◆ What is needed:
Check every line of the entries below for the word "mfma", and copy the ones that have it.

Material for this exercise: Begin

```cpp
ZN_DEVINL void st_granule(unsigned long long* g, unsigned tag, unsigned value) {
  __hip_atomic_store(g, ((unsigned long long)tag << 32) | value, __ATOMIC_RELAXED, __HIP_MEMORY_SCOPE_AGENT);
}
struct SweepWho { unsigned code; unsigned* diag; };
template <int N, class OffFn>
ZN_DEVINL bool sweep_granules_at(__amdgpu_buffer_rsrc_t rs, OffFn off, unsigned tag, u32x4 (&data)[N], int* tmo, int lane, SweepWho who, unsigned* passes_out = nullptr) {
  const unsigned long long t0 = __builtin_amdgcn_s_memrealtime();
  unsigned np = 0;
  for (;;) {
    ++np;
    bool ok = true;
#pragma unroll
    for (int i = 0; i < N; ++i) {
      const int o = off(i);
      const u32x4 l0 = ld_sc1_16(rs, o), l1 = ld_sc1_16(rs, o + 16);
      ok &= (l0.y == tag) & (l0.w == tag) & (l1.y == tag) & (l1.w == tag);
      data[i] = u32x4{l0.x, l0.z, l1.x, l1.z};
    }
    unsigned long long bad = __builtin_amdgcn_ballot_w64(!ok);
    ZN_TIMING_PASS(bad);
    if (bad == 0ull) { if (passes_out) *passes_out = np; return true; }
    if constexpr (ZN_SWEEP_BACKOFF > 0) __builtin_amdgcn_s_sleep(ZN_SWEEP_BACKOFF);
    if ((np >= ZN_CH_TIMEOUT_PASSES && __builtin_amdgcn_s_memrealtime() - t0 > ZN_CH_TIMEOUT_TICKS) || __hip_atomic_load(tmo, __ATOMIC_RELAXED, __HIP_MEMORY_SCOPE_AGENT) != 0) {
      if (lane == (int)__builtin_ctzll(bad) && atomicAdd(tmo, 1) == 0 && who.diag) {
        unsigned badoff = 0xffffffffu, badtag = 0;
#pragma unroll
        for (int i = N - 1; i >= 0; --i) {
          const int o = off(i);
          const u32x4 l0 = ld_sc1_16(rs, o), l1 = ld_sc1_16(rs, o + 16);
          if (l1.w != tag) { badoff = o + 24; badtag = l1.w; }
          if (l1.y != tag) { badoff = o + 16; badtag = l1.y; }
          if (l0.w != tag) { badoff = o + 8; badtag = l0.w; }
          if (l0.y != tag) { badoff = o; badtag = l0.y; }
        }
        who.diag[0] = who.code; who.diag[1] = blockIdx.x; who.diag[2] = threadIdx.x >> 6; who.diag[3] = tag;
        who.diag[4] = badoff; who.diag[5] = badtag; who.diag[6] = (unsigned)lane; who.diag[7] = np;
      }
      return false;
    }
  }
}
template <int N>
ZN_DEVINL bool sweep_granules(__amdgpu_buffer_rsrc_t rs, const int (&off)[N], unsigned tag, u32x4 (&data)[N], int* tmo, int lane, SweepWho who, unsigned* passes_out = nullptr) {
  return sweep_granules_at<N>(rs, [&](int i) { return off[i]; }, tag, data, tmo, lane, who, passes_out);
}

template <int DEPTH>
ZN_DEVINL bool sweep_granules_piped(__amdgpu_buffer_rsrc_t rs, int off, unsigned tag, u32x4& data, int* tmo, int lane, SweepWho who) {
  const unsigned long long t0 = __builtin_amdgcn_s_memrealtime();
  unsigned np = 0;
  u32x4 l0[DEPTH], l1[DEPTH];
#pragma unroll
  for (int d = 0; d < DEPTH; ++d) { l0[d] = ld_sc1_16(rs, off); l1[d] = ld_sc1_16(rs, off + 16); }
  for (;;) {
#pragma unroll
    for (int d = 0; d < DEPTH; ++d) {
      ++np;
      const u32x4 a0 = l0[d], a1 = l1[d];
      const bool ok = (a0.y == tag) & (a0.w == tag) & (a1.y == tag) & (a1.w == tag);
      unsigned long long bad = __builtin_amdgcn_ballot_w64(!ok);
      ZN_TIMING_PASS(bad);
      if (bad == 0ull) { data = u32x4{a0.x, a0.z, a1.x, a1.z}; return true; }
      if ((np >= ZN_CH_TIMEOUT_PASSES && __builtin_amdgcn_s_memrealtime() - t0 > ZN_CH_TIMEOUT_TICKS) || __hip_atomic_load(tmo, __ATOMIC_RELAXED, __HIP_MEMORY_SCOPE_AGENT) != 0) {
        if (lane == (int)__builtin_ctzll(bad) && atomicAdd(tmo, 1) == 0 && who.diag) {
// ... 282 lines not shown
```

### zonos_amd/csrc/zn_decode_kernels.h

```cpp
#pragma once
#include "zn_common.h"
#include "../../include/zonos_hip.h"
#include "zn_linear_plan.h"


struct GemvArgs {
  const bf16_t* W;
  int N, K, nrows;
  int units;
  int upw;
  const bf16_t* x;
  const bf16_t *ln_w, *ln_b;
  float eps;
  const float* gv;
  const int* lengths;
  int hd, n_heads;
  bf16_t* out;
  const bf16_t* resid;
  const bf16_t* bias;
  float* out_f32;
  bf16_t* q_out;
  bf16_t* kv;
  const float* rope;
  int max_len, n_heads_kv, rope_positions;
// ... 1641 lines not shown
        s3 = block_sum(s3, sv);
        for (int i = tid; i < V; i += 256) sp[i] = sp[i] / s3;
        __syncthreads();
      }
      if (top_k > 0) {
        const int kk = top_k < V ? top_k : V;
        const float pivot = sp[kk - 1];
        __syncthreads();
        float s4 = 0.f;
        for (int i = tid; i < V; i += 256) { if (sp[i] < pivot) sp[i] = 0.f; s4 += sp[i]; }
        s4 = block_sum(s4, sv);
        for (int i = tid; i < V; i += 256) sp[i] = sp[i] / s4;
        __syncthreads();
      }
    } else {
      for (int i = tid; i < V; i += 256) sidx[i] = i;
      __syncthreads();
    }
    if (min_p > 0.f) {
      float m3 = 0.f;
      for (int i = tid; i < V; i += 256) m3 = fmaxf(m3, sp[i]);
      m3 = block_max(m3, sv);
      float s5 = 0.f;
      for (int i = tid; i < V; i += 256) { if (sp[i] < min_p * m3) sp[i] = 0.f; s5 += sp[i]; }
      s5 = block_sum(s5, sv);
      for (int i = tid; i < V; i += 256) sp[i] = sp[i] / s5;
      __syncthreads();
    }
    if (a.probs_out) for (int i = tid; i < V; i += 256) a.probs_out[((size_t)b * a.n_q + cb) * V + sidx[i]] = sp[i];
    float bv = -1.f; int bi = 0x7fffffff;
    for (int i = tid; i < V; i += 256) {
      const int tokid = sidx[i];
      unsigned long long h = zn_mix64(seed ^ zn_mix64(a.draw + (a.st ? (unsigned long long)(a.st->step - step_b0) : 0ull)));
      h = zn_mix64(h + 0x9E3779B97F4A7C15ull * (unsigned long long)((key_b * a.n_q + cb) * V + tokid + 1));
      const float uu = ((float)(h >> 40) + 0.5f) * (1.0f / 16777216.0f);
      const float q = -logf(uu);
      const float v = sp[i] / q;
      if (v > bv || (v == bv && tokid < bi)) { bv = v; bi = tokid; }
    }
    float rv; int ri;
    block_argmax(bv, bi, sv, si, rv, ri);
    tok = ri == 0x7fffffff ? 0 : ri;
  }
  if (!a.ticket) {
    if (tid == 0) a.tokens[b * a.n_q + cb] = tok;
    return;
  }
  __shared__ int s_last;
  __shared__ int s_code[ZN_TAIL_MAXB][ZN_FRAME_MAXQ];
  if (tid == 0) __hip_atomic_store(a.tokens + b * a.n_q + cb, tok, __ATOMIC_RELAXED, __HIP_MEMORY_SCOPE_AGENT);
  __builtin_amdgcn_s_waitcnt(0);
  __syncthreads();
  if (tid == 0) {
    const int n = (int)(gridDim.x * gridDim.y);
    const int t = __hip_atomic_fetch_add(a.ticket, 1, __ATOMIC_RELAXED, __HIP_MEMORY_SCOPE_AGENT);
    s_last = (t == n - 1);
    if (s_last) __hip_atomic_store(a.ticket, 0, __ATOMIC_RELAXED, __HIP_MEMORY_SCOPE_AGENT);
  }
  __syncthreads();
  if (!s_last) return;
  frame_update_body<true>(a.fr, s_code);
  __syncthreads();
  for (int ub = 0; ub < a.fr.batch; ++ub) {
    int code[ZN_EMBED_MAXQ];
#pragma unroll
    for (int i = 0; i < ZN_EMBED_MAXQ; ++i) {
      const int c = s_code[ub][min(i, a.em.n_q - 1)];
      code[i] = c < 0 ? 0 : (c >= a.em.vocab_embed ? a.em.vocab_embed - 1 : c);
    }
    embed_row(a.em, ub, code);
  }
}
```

Material for this exercise: End
Material for this exercise: Begin

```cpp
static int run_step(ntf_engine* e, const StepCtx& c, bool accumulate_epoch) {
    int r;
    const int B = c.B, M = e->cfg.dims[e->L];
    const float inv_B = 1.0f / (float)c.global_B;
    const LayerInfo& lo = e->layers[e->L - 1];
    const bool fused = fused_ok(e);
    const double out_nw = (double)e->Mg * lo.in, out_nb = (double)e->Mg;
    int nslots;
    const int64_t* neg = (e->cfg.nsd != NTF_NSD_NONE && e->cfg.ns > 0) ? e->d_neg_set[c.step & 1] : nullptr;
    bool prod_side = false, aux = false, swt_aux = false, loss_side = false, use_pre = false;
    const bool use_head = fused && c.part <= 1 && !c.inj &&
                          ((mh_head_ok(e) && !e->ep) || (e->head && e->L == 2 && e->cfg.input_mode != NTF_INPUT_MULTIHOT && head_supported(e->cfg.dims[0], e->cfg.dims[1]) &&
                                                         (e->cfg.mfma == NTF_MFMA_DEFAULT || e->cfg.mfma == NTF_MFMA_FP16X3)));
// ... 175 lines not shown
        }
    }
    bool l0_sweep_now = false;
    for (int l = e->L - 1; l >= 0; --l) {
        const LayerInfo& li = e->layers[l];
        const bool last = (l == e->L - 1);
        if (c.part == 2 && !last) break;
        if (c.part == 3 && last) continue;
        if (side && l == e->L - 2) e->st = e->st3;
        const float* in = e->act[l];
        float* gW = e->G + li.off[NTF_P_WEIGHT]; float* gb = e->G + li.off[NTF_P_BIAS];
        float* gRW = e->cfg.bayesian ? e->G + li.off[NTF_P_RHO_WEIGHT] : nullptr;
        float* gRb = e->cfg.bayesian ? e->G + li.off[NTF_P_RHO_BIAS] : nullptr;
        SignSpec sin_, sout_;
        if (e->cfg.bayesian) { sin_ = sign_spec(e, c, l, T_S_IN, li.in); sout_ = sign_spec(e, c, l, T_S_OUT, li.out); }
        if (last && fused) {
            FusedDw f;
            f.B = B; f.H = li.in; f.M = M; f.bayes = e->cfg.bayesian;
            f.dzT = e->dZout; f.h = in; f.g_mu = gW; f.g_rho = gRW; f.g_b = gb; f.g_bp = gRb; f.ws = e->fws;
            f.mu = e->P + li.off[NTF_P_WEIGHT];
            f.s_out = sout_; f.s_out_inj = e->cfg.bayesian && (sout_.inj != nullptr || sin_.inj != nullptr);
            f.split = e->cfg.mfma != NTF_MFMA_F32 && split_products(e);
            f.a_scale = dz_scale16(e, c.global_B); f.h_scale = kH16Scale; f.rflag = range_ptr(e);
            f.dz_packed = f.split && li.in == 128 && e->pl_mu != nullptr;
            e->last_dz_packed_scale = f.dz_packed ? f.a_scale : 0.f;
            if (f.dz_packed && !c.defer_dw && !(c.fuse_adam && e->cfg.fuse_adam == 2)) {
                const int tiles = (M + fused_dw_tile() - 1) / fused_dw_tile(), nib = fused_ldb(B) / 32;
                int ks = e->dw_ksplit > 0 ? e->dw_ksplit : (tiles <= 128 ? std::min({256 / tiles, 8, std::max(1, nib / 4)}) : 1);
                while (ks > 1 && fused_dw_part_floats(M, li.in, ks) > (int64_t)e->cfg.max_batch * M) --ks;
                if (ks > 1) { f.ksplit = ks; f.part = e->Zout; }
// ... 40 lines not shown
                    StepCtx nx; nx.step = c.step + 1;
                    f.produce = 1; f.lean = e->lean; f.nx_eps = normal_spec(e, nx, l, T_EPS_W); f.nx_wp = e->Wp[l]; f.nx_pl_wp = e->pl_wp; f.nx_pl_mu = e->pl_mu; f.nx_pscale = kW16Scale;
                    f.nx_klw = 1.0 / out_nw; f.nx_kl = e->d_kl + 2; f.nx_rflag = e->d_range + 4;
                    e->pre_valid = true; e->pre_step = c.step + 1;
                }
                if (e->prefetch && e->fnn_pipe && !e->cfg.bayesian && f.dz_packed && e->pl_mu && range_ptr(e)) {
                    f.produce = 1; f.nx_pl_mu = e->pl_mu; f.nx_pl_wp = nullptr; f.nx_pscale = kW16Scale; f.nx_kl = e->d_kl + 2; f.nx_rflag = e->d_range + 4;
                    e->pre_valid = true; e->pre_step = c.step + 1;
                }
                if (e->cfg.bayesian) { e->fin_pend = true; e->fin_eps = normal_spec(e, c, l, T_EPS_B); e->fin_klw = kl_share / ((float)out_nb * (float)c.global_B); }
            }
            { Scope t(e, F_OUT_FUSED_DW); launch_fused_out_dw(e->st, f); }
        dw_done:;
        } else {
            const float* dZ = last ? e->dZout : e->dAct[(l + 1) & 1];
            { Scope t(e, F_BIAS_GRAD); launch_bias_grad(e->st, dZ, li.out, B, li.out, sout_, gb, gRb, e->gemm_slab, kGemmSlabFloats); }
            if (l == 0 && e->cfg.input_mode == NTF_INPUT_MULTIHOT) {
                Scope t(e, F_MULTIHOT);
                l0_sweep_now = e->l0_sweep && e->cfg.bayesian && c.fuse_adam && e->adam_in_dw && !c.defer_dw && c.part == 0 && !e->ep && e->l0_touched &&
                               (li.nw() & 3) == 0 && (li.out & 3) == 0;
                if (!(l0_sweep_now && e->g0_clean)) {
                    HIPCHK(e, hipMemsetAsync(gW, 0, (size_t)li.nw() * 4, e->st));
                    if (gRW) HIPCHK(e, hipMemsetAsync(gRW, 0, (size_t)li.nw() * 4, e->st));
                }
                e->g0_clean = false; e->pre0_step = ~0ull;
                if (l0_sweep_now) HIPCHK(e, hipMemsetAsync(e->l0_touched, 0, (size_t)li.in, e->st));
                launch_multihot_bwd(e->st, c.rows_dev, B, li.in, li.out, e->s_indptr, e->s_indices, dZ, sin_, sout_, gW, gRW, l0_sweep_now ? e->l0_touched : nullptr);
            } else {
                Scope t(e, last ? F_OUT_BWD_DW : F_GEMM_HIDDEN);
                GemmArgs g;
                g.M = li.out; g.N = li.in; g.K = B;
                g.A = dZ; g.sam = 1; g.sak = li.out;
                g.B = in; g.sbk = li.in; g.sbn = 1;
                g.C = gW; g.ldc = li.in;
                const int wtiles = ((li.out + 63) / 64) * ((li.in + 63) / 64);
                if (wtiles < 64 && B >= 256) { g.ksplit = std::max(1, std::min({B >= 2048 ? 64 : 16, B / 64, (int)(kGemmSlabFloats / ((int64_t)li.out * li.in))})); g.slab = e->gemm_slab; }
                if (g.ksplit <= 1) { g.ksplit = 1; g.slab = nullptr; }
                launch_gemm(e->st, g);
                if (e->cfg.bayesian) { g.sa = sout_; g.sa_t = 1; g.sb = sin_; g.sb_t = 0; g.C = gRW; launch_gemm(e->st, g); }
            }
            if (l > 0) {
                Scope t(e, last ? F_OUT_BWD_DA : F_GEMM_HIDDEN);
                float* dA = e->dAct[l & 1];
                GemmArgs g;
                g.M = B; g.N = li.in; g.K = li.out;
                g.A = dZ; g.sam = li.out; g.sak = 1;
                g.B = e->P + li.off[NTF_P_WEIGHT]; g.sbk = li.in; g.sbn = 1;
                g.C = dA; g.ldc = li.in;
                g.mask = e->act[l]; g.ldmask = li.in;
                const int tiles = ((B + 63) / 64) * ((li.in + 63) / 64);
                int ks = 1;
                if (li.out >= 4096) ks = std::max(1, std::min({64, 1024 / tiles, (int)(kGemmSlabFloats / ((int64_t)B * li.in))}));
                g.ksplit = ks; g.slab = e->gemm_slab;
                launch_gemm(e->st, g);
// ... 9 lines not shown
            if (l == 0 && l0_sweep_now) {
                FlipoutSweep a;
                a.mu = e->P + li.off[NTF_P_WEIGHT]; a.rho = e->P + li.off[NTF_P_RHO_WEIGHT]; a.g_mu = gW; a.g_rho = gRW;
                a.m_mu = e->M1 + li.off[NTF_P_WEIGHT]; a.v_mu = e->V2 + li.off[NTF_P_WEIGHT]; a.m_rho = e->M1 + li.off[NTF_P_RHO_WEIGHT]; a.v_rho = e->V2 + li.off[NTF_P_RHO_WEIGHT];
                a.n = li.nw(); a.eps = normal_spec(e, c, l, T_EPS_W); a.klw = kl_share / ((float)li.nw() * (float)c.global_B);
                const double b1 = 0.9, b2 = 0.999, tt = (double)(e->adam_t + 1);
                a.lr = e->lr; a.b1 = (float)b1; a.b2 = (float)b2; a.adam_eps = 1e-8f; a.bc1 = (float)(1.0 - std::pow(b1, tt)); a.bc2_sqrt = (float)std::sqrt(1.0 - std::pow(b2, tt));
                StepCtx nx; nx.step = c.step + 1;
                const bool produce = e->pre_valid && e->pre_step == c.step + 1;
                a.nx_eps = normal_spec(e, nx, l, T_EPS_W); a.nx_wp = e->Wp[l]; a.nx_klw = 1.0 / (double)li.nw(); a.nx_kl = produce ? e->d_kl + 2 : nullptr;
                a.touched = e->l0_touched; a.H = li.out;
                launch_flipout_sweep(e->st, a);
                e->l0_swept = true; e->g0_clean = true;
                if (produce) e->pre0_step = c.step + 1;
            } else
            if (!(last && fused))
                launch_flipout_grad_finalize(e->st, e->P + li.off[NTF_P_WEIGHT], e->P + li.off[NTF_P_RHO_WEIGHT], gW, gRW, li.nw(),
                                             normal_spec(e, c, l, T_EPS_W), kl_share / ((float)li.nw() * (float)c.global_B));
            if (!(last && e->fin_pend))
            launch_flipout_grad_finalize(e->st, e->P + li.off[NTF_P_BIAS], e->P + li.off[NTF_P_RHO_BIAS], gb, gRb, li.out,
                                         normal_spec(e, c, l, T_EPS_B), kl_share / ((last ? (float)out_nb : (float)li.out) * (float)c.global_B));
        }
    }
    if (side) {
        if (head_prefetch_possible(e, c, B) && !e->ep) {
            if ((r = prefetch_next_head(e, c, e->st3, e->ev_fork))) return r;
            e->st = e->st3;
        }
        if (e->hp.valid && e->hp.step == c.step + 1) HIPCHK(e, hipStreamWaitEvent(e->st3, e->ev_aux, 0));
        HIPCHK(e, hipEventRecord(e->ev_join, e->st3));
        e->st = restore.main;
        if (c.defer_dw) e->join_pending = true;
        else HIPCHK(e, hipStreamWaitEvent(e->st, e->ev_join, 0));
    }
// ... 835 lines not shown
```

Material for this exercise: End

◆ Worked solution:
                                                         (e->cfg.mfma == NTF_MFMA_DEFAULT || e->cfg.mfma == NTF_MFMA_FP16X3)));
            f.split = e->cfg.mfma != NTF_MFMA_F32 && split_products(e);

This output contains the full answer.